Dan begitulah. Lelah juga rupanya mengetik bualan panjang akhir tahun seperti ini. Mungkin lebih tepat disebut sebagai curhatan akhir tahun 2020 dibandingkan dengan refleksi. Hahaha. Sebetulnya masih banyak kesedihan dan kegagalan saya di tahun ini, namun setidaknya beberapa hal di atas cukup untuk sekedar saya jadikan pelampiasan sembari mengabadikannya.

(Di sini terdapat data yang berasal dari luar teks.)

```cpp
extern "C" int vmv_gemm_tile_map(int bid, int tiles_m, int tiles_n, int gm, int* tile_m, int* tile_n) {
    if (!tile_m || !tile_n) return VMV_ENULL;
    if (tiles_m <= 0 || tiles_n <= 0 || gm < 1 || bid < 0 || (long)bid >= (long)tiles_m * tiles_n) return VMV_EINVAL;
    tile_of_block(bid, tiles_m, tiles_n, gm, *tile_m, *tile_n);
    return VMV_OK;
}
extern "C" int vmv_gemm_group_m(int tiles_m, int tiles_n, int BM, int BN, int conc) { return gemm_group_m(tiles_m, tiles_n, BM, BN, conc); }

extern "C" int vmv_gemm(const VmvGemmParams* pp, void* stream) {
    if (!pp) return VMV_ENULL;
    const VmvGemmParams& p = *pp;
    if (!p.W || !p.out) return VMV_ENULL;
    if (p.M <= 0 || p.N <= 0 || (p.N & 3) || p.nseg <= 0 || p.nseg > VMV_MAX_SEGS) return VMV_EINVAL;
    if (!vmv_aligned16(p.W) || !vmv_aligned16(p.out) || (p.ktot & 7)) return VMV_EALIGN;
    if (p.bias && !vmv_aligned16(p.bias)) return VMV_EALIGN;
    if (p.ldo & 3) return VMV_EALIGN;
    int ksum = 0, total_steps = 0, maxld = p.ldo;
    for (int s = 0; s < p.nseg; ++s) {
        const VmvGemmSeg& sg = p.seg[s];
        if (!sg.src) return VMV_ENULL;
        if (!vmv_aligned16(sg.src) || (sg.ld & 7) || (sg.k & 7) || sg.k <= 0) return VMV_EALIGN;
        if (sg.mode == VMV_SEG_SPATIAL && (p.OH <= 0 || p.OW <= 0 || p.IH <= 0 || p.IW <= 0 || p.stride <= 0)) return VMV_EINVAL;
        if (sg.mode == VMV_SEG_TEMPORAL && (p.F <= 0 || p.P <= 0)) return VMV_EINVAL;
        if (sg.mode < 0 || sg.mode > 2) return VMV_EINVAL;
        ksum += sg.k;
        if (sg.ld > maxld) maxld = sg.ld;
        total_steps += (sg.k + BK - 1) / BK;
    }
    if (ksum != p.ktot) return VMV_EINVAL;
    if (p.epilogue == VMV_EPI_GEGLU && (p.N & 31)) return VMV_EINVAL;
    if (p.epilogue < VMV_EPI_NONE || p.epilogue > VMV_EPI_TATTN) return VMV_EINVAL;
    if (p.epilogue == VMV_EPI_TATTN && !vmv_gemm_tqa_supported(p)) return VMV_EINVAL;
    if (p.rowvec && (p.rowvec_div <= 0 || (p.rowvec_ld & 3) || !vmv_aligned16(p.rowvec))) return VMV_EINVAL;
    if (p.residual && ((p.ldr & 3) || (((uintptr_t)p.residual) & 7))) return VMV_EALIGN;
    if (p.ksplit > 1 && (!p.workspace || !vmv_aligned16(p.workspace))) return VMV_ENULL;
    if ((long)p.M * (long)maxld >= (1L << 31) || (long)p.N * (long)p.ktot >= (1L << 31)) return VMV_ERANGE;
    if (p.phased) {
        if (!up4_valid(p)) return VMV_EINVAL;
        if (4L * p.N * (long)p.ktot >= (1L << 31)) return VMV_ERANGE;
    }
    hipStream_t st = reinterpret_cast<hipStream_t>(stream);
    int rc;
    if (p.rowstat) {
        if (!p.colsum) return VMV_ENULL;
        if ((((uintptr_t)p.rowstat) & 7) || !vmv_aligned16(p.colsum)) return VMV_EALIGN;
        if (p.ksplit > 1) return VMV_EINVAL;
        for (int s = 0; s < p.nseg; ++s) if (p.seg[s].mode != VMV_SEG_LINEAR) return VMV_EINVAL;
    }
    if (p.wgroup_rows != 0) {
        if (p.wgroup_rows < 0 || (p.wgroup_rows & 255) || p.wgroup_stride < 0 || (p.wgroup_stride & 7) || p.ksplit > 1) return VMV_EINVAL;
        const long groups = ((long)p.M + p.wgroup_rows - 1) / p.wgroup_rows;
        if (!vmv_span32(1, (groups - 1) * p.wgroup_stride + (long)p.N * p.ktot)) return VMV_ERANGE;
    }
    if (p.gn_table && !vmv_gemm_rs_supported(p) && !vmv_gemm_tfr_supported(p) && !vmv_gemm_trs_supported(p)) return VMV_EINVAL;
    if (p.gn_silu && !(p.gn_table && (vmv_gemm_tfr_supported(p) || vmv_gemm_trs_supported(p)))) return VMV_EINVAL;
    const bool ln_inline = vmv_gemm_ln_inline(p);
    if (ln_inline) {
        if (!ln_inline_ok(p)) return VMV_EINVAL;
        if (!vmv_aligned16(p.colsum)) return VMV_EALIGN;
    }
    const int picked = final_tile(p, total_steps);
    if (picked < 0) return picked;
    switch (picked) {
        case VMV_TILE_128x128: rc = served(launch_cfg<4, 4>(p, total_steps, st), VMV_TILE_128x128); break;
        case VMV_TILE_128x160:
            if (p.epilogue == VMV_EPI_GEGLU) return VMV_EINVAL;
            rc = served(launch_cfg<4, 5>(p, total_steps, st), VMV_TILE_128x160); break;
        case VMV_TILE_128x64: rc = served(launch_cfg<4, 2>(p, total_steps, st), VMV_TILE_128x64); break;
        case VMV_TILE_64x64: rc = served(launch_cfg<2, 2>(p, total_steps, st), VMV_TILE_64x64); break;
        case VMV_TILE_256x128:
            rc = served(vmv_gemm_glds_launch(p, total_steps, VMV_TILE_256x128, st), VMV_TILE_256x128);
            if (rc == VMV_GLDS_UNSUPPORTED) rc = served(launch_cfg<4, 4>(p, total_steps, st), VMV_TILE_128x128);
            break;
        case VMV_TILE_256x160:
            rc = served(vmv_gemm_glds_launch(p, total_steps, VMV_TILE_256x160, st), VMV_TILE_256x160);
            if (rc == VMV_GLDS_UNSUPPORTED) rc = served(launch_cfg<4, 5>(p, total_steps, st), VMV_TILE_128x160);
            break;
        case VMV_TILE_X256x320:
        case VMV_TILE_X256x256:
        case VMV_TILE_X256x128:
        case VMV_TILE_X512x128:
            rc = served(vmv_gemm_xglds_launch(p, total_steps, picked, st), picked);
            if (rc == VMV_GLDS_UNSUPPORTED && p.phased) return VMV_EINVAL;
            if (rc == VMV_GLDS_UNSUPPORTED && (p.rowstat || p.epilogue == VMV_EPI_GEGLU)) {
                if (p.tile != VMV_TILE_AUTO) return VMV_EINVAL;
                rc = served(vmv_gemm_pglds_launch(p, total_steps, VMV_TILE_P256x128, st), VMV_TILE_P256x128);
                if (rc == VMV_GLDS_UNSUPPORTED) rc = served(launch_cfg<4, 4>(p, total_steps, st), VMV_TILE_128x128);
                break;
            }
            if (rc == VMV_GLDS_UNSUPPORTED) {
                if (p.tile != VMV_TILE_AUTO) return VMV_EINVAL;
                rc = served(vmv_gemm_glds_launch(p, total_steps, p.N % 160 == 0 ? VMV_TILE_256x160 : VMV_TILE_256x128, st), p.N % 160 == 0 ? VMV_TILE_256x160 : VMV_TILE_256x128);
                if (rc == VMV_GLDS_UNSUPPORTED) rc = p.N % 160 == 0 ? served(launch_cfg<4, 5>(p, total_steps, st), VMV_TILE_128x160) : served(launch_cfg<4, 4>(p, total_steps, st), VMV_TILE_128x128);
            }
            break;
        case VMV_TILE_TFR:
            rc = served(vmv_gemm_tfr_launch(p, st), VMV_TILE_TFR);
            if (rc == VMV_GLDS_UNSUPPORTED) return VMV_EINVAL;
            break;
        case VMV_TILE_TRS:
            rc = served(vmv_gemm_trs_launch(p, 0, st), VMV_TILE_TRS);
            if (rc == VMV_GLDS_UNSUPPORTED) return VMV_EINVAL;
            break;
        case VMV_TILE_TQA:
            rc = served(vmv_gemm_tqa_launch(p, st), VMV_TILE_TQA);
            if (rc == VMV_GLDS_UNSUPPORTED) return VMV_EINVAL;
            break;
        case VMV_TILE_HALO:
            rc = served(vmv_conv_halo_launch(p, st), VMV_TILE_HALO);
            if (rc == VMV_GLDS_UNSUPPORTED) return VMV_EINVAL;
            break;
        case VMV_TILE_RS:
        case VMV_TILE_RS512:
        case VMV_TILE_RS256:
            rc = served(vmv_gemm_rs_launch(p, picked, st), picked);
            if (rc == VMV_GLDS_UNSUPPORTED) return VMV_EINVAL;
            break;
        case VMV_TILE_Q128x128:
            rc = served(vmv_gemm_pglds_launch(p, total_steps, VMV_TILE_Q128x128, st), VMV_TILE_Q128x128);
            if (rc == VMV_GLDS_UNSUPPORTED && !p.rowstat) rc = served(vmv_gemm_glds_launch(p, total_steps, VMV_TILE_256x128, st), VMV_TILE_256x128);
            if (rc == VMV_GLDS_UNSUPPORTED) rc = served(launch_cfg<4, 4>(p, total_steps, st), VMV_TILE_128x128);
            break;
        case VMV_TILE_Q96x160:
            rc = served(vmv_gemm_pglds_launch(p, total_steps, VMV_TILE_Q96x160, st), VMV_TILE_Q96x160);
            if (rc == VMV_GLDS_UNSUPPORTED && !p.rowstat) rc = served(vmv_gemm_glds_launch(p, total_steps, VMV_TILE_256x160, st), VMV_TILE_256x160);
            if (rc == VMV_GLDS_UNSUPPORTED) rc = served(launch_cfg<4, 5>(p, total_steps, st), VMV_TILE_128x160);
            break;
        case VMV_TILE_P256x128:
            rc = served(vmv_gemm_pglds_launch(p, total_steps, VMV_TILE_P256x128, st), VMV_TILE_P256x128);
            if (rc == VMV_GLDS_UNSUPPORTED && ln_inline) return VMV_EINVAL;
            if (rc == VMV_GLDS_UNSUPPORTED && !p.rowstat) rc = served(vmv_gemm_glds_launch(p, total_steps, VMV_TILE_256x128, st), VMV_TILE_256x128);
            if (rc == VMV_GLDS_UNSUPPORTED) rc = served(launch_cfg<4, 4>(p, total_steps, st), VMV_TILE_128x128);
            break;
        case VMV_TILE_P256x160:
            rc = served(vmv_gemm_pglds_launch(p, total_steps, VMV_TILE_P256x160, st), VMV_TILE_P256x160);
            if (rc == VMV_GLDS_UNSUPPORTED && ln_inline) return VMV_EINVAL;
            if (rc == VMV_GLDS_UNSUPPORTED && !p.rowstat) rc = served(vmv_gemm_glds_launch(p, total_steps, VMV_TILE_256x160, st), VMV_TILE_256x160);
            if (rc == VMV_GLDS_UNSUPPORTED) rc = served(launch_cfg<4, 5>(p, total_steps, st), VMV_TILE_128x160);
            break;
        case VMV_TILE_PP256x128:
            rc = served(vmv_gemm_glds_launch(p, total_steps, VMV_TILE_PP256x128, st), VMV_TILE_PP256x128);
            if (rc == VMV_GLDS_UNSUPPORTED) rc = served(launch_cfg<4, 4>(p, total_steps, st), VMV_TILE_128x128);
            break;
        case VMV_TILE_PP256x160:
            rc = served(vmv_gemm_glds_launch(p, total_steps, VMV_TILE_PP256x160, st), VMV_TILE_PP256x160);
            if (rc == VMV_GLDS_UNSUPPORTED) rc = served(launch_cfg<4, 5>(p, total_steps, st), VMV_TILE_128x160);
            break;
        case VMV_TILE_G128x128:
            rc = served(vmv_gemm_glds_launch(p, total_steps, VMV_TILE_G128x128, st), VMV_TILE_G128x128);
            if (rc == VMV_GLDS_UNSUPPORTED) rc = served(launch_cfg<4, 4>(p, total_steps, st), VMV_TILE_128x128);
            break;
        case VMV_TILE_G128x160:
            rc = served(vmv_gemm_glds_launch(p, total_steps, VMV_TILE_G128x160, st), VMV_TILE_G128x160);
            if (rc == VMV_GLDS_UNSUPPORTED) rc = served(launch_cfg<4, 5>(p, total_steps, st), VMV_TILE_128x160);
            break;
        default: return VMV_EINVAL;
    }
    if (rc != VMV_OK) return rc;
    if (p.ksplit > 1) {
        const long items = (long)p.M * (p.N / 4);
        int blocks = (int)((items + 255) / 256);
        if (blocks > 4096) blocks = 4096;
        VMV_LAUNCH(gemm_splitk_reduce, dim3(blocks), dim3(256), 0, st, p);
        rc = vmv_launch_status();
    }
    return rc;
}
```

Di akhir tahun seperti ini, sekali lagi, saya hanya ingin berharap dan memastikan bahwa semuanya baik-baik saja. Bahwa kita bisa bertahan sampai titik ini di tahun yang krusial ini saya rasa lebih dari cukup untuk dikatakan sebuah prestasi. Sudah cukuplah tahun ini pikiran terkuras dengan keraguan dan ketidakpastian, saatnya melangkah dengan yakin dan penuh optimisme di tahun depan.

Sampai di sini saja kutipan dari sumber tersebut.